Something Perseverance had that Curiosity didn’t was a new terrain-relative navigation system that allowed the rover to use a camera to identify hazardous topography, compare the images to preloaded maps, and adjust its trajectory as needed during descent. 

Also new: onboard cameras that captured the first-ever video of a Mars landing as well as the first audio recorded on the planet. 

Looking for signs of ancient life 

Perseverance has now been on the surface of the red planet for more than 40 Martian solar days, or sols—one of which is nearly 40 minutes longer than an Earth day. It’s already taken its first test drive and is now exploring Jezero Crater, which, from orbit, displays all the signs of a region that could once have sustained life. While Curiosity explored the habitability of Mars, finding nutrients and energy sources that microbes could have used, Perseverance will seek the very signs of past life, collecting rock and soil samples that a future Mars mission hopes to retrieve and bring back to Earth for analysis. 

The four-pound Ingenuity, an experimental rotorcraft that hitched a ride to Mars aboard Perseverance, will soon fly on the planet, marking the first powered flight on another world. 

Though the Mars 2020 surface team has now taken over, Stilley and the rest of the EDL squad are still keeping busy, poring over Perseverance’s landing data to reconstruct exactly what occurred. “To the extent that it’s important to the next mission, it’s an opportunity to catch mistakes,” she said. 

Working on the mission gave her the chance to expand her skillset. “I was given more responsibility and asked to work in an area in which I didn’t necessarily have a lot of background,” Stilley noted. “I had the opportunity to use a lot of my strengths, and when I had successes, they felt really good. But there were other times where I struggled with whether or not I was doing as good a job as I wanted to.” 

But while Perseverance was her biggest challenge, it was not her favorite NASA project to work on. That distinction belongs to Curiosity, which is still roaming around the Martian landscape more than eight years after it landed there. For that project, Stilley served as rover planner and driver, working closely with scientists to map out strategic routes and then executing those drives. 

“EDL is a cool job,” explained Stilley, “but when you’re driving a rover around on Mars, there’s not a lot that can top that. I’ve been in the very enviable and rare position at JPL of having done both, and I try not to take that for granted.” 

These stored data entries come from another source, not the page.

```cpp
__global__ __launch_bounds__(kBlock) void sync_grad_kernel(SyncLoopParams p) {
#pragma clang fp contract(off)
    __shared__ double s_tot[2 * kMaxBt];
    __shared__ double s_stage[kStageDoubles];
    const uint32_t w = blockIdx.x + p.win0;
    decision_sums(p, w, s_tot, s_stage);
    if (threadIdx.x != 0) return;
    SyncWin& s = p.win[w];
    grad_decide(p, s, s_tot[0], s_tot[1]);
    trial_delays(p, s, p.tr_kd + w, p.tr_fd + w, p.n_win);
}

__device__ __forceinline__ void armijo(const SyncLoopParams& p, SyncWin& s, const double* lt, int b0, int b1) {
#pragma clang fp contract(off)
    if (!s.active || s.hit >= 0) return;
    const double m = s.g1 * s.g1;
    for (int i = b0; i < b1; ++i) {
        if (s.l1 - lt[i] >= p.ts[i] * p.c_armijo * m) {
            s.hit = i;
            break;
        }
    }
}

__device__ __forceinline__ bool step_decide(const SyncLoopParams& p, SyncWin& s, const double* lt, double* rows, size_t row_stride) {
#pragma clang fp contract(off)
    bool step_now = false;
    if (s.active) {
        if (s.phase == 0) {
            armijo(p, s, lt, 0, s.nf);
            if (s.hit >= 0 || s.nf >= kMaxBt) step_now = true;
            else s.phase = 1;
        } else {
            armijo(p, s, lt, s.nf, kMaxBt);
            step_now = true;
        }
    }
    if (step_now) {
        const double v = s.l1, g = s.g1;
        const double t = s.hit >= 0 ? p.ts[s.hit] : p.ts[kMaxBt];
        const int trials = s.hit >= 0 ? s.hit + 1 : kMaxBt;
        const double step = -t * g;
        s.v = p.delay_b * s.v + step;
        s.d += s.v;
        const double step_size = fabs(step);
        double* row = rows + (size_t)s.iters * row_stride;
        row[0] = s.d; row[1] = step; row[2] = v; row[3] = g; row[4] = t; row[5] = (double)trials;
        s.iters += 1;
        s.phase = 0;
        const int last = s.hit >= 0 ? s.hit : kMaxBt - 1;
        const int want = (last > s.hit_prev ? last : s.hit_prev) + 1;
        s.hit_prev = last;
        s.nf = p.nf_fixed ? p.nf_fixed : (want < p.nf_floor ? p.nf_floor : (want > kMaxBt ? kMaxBt : want));
        if (step_size < 1e-4) s.conv++; else s.conv = 0;
        bool stop = s.conv > 5;
        if (!stop && fabs(s.d - p.search_center) > p.search_radius) stop = true;
        if (stop || s.iters == p.max_outer) s.active = 0;
    }
    s.x0 = s.active ? s.d - p.delay_b * s.v : __builtin_nan("");
    return step_now;
}

__global__ __launch_bounds__(kBlock) void sync_step_kernel(SyncLoopParams p) {
#pragma clang fp contract(off)
    __shared__ double s_tot[2 * kMaxBt];
    __shared__ double s_stage[kStageDoubles];
    const uint32_t w = blockIdx.x + p.win0;
    decision_sums(p, w, s_tot, s_stage);
    if (threadIdx.x != 0) return;
    SyncWin& s = p.win[w];
    step_decide(p, s, s_tot, p.trace + (size_t)w * 6, (size_t)p.n_win * 6);
    if (s.active) atomicAdd(&p.n_active[p.it], 1);
    const bool go = s.active && s.phase == 0;
    split64_dev(go ? s.d : __builtin_nan(""), p.fs, &p.mo_kd[w], &p.mo_fd[w]);
    split64_dev(go ? s.x0 : __builtin_nan(""), p.fs, &p.lg_kd[w], &p.lg_fd[w]);
}

}
```

### rs-sync_amd/csrc/rssync_kernels.hip

```cpp
#include <hip/hip_runtime.h>

#include <dlfcn.h>

#include <algorithm>
#include <cmath>
#include <cstdio>
#include <cstdlib>
#include <cstring>
#include <mutex>
#include <string>
#include <thread>
#include <vector>

#ifndef RSSYNC_TEST_VARIANTS
#define RSSYNC_TEST_VARIANTS 0
#endif
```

She credits NASA’s commitment to diversity for the success of missions like the Mars 2020 Perseverance rover. “The missions we carry out can be so complex and so challenging that it can be easy to convince ourselves that we’re doing something the right way,” Stilley said. “But if we didn’t have someone with a different perspective or different opinion, we’d miss an opportunity to look at ourselves in a multidimensional mirror and ask, ‘Are we doing the right thing the right way, and the best way?’ And that’s why having diversity across the board is so critically important.”